What needs to be done> Here are the records. Write out exactly the lines between the one holding "const int tok" and the one holding "f4* px = (f4*)(x + (win * rows_per_win + row_off", inclusive.

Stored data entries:
────────────────────────────────────────

template <typename T, int MAXV>
__global__ __launch_bounds__(256) void ln_kernel(LnParams p) {
// ... 267 lines not shown
        const int pix = tp * 64 + pl;
        if (pix < npix) {
            const int y = pix / wwid, xx = pix - y * wwid;
            const int64_t moff = b * p.map.stride_b + y * p.map.stride_h + xx * p.map.stride_w;
            for (int cl = cl0; cl < 32; cl += 4) {
                const int c = tc * 32 + cl;
                if (c < p.C) tile[cl][pl] = load_elem(p.map.data, moff + c * p.map.stride_c, p.map.dtype);
            }
        }
        __syncthreads();
        const int cl = tid & 31, pl0 = tid >> 5;
        const int c = tc * 32 + cl;
        for (int pp = pl0; pp < 64; pp += 8) {
            const int pix2 = tp * 64 + pp;
            if (pix2 < npix && c < p.C) {
                const int y = pix2 / wwid, xx = pix2 - y * wwid;
                p.x[token_row(p, b, y, xx) * p.C + c] = tile[cl][pp];
            }
        }
    } else {
        const int cl = tid & 31, pl0 = tid >> 5;
        const int c = tc * 32 + cl;
        for (int pp = pl0; pp < 64; pp += 8) {
            const int pix2 = tp * 64 + pp;
            if (pix2 < npix && c < p.C) {
                const int y = pix2 / wwid, xx = pix2 - y * wwid;
                const int64_t trow = token_row(p, b, y, xx);
                float v = p.x[trow * p.C + c];
                if (p.up_idx) {
                    const int tok = (int)((trow % p.rows_per_win) - p.row_off);
                    const int64_t crow = trow - (trow % p.rows_per_win) + p.up_idx[tok];
                    v += (p.gamma ? p.gamma[c] : 1.f) * p.x[crow * p.C + c];
                }
                tile[cl][pp] = v;
            }
        }
        __syncthreads();
        const int pl = tid & 63, cl0 = tid >> 6;
        const int pix = tp * 64 + pl;
        if (pix < npix) {
            const int y = pix / wwid, xx = pix - y * wwid;
            const int64_t moff = b * p.map.stride_b + y * p.map.stride_h + xx * p.map.stride_w;
            for (int cl2 = cl0; cl2 < 32; cl2 += 4) {
                const int c2 = tc * 32 + cl2;
                if (c2 < p.C) store_elem(p.map.data, moff + c2 * p.map.stride_c, p.map.dtype, tile[cl2][pl]);
            }
        }
    }
}

__global__ __launch_bounds__(256) void ct_rows_kernel(float* x, float* ct, int rows_per_win, int row_off, int ncw,
                                                      int64_t nrows, int C4, int to_x) {
    const int64_t i = (int64_t)blockIdx.x * blockDim.x + threadIdx.x;
    if (i >= nrows * C4) return;
    const int64_t r = i / C4;
    const int c4 = (int)(i - r * C4);
    const int64_t win = r / ncw;
    const int j = (int)(r - win * ncw);
    f4* px = (f4*)(x + (win * rows_per_win + row_off + j) * (int64_t)C4 * 4) + c4;
    f4* pc = (f4*)(ct + r * (int64_t)C4 * 4) + c4;
    if (to_x) *px = *pc; else *pc = *px;
}

__global__ __launch_bounds__(256) void propagate_kernel(float* x, const float* gamma, const int32_t* up_idx, int rows_per_win,
                                                        int ncw, int nloc, int64_t nwin, int C4) {
    const int64_t i = (int64_t)blockIdx.x * blockDim.x + threadIdx.x;
    if (i >= nwin * nloc * C4) return;
    const int c4 = (int)(i % C4);
    const int64_t r = i / C4;
    const int64_t win = r / nloc;
    const int t = (int)(r - win * nloc);
    f4* px = (f4*)(x + (win * rows_per_win + ncw + t) * (int64_t)C4 * 4) + c4;
    const f4 cv = *((const f4*)(x + (win * rows_per_win + up_idx[t]) * (int64_t)C4 * 4) + c4);
    const f4 gv = gamma ? *((const f4*)gamma + c4) : (f4){1.f, 1.f, 1.f, 1.f};
    *px = *px + gv * cv;
}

────────────────────────────────────────

Answer to this task>
                    const int tok = (int)((trow % p.rows_per_win) - p.row_off);
                    const int64_t crow = trow - (trow % p.rows_per_win) + p.up_idx[tok];
                    v += (p.gamma ? p.gamma[c] : 1.f) * p.x[crow * p.C + c];
                }
                tile[cl][pp] = v;
            }
        }
        __syncthreads();
        const int pl = tid & 63, cl0 = tid >> 6;
        const int pix = tp * 64 + pl;
        if (pix < npix) {
            const int y = pix / wwid, xx = pix - y * wwid;
            const int64_t moff = b * p.map.stride_b + y * p.map.stride_h + xx * p.map.stride_w;
            for (int cl2 = cl0; cl2 < 32; cl2 += 4) {
                const int c2 = tc * 32 + cl2;
                if (c2 < p.C) store_elem(p.map.data, moff + c2 * p.map.stride_c, p.map.dtype, tile[cl2][pl]);
            }
        }
    }
}

__global__ __launch_bounds__(256) void ct_rows_kernel(float* x, float* ct, int rows_per_win, int row_off, int ncw,
                                                      int64_t nrows, int C4, int to_x) {
    const int64_t i = (int64_t)blockIdx.x * blockDim.x + threadIdx.x;
    if (i >= nrows * C4) return;
    const int64_t r = i / C4;
    const int c4 = (int)(i - r * C4);
    const int64_t win = r / ncw;
    const int j = (int)(r - win * ncw);
    f4* px = (f4*)(x + (win * rows_per_win + row_off + j) * (int64_t)C4 * 4) + c4;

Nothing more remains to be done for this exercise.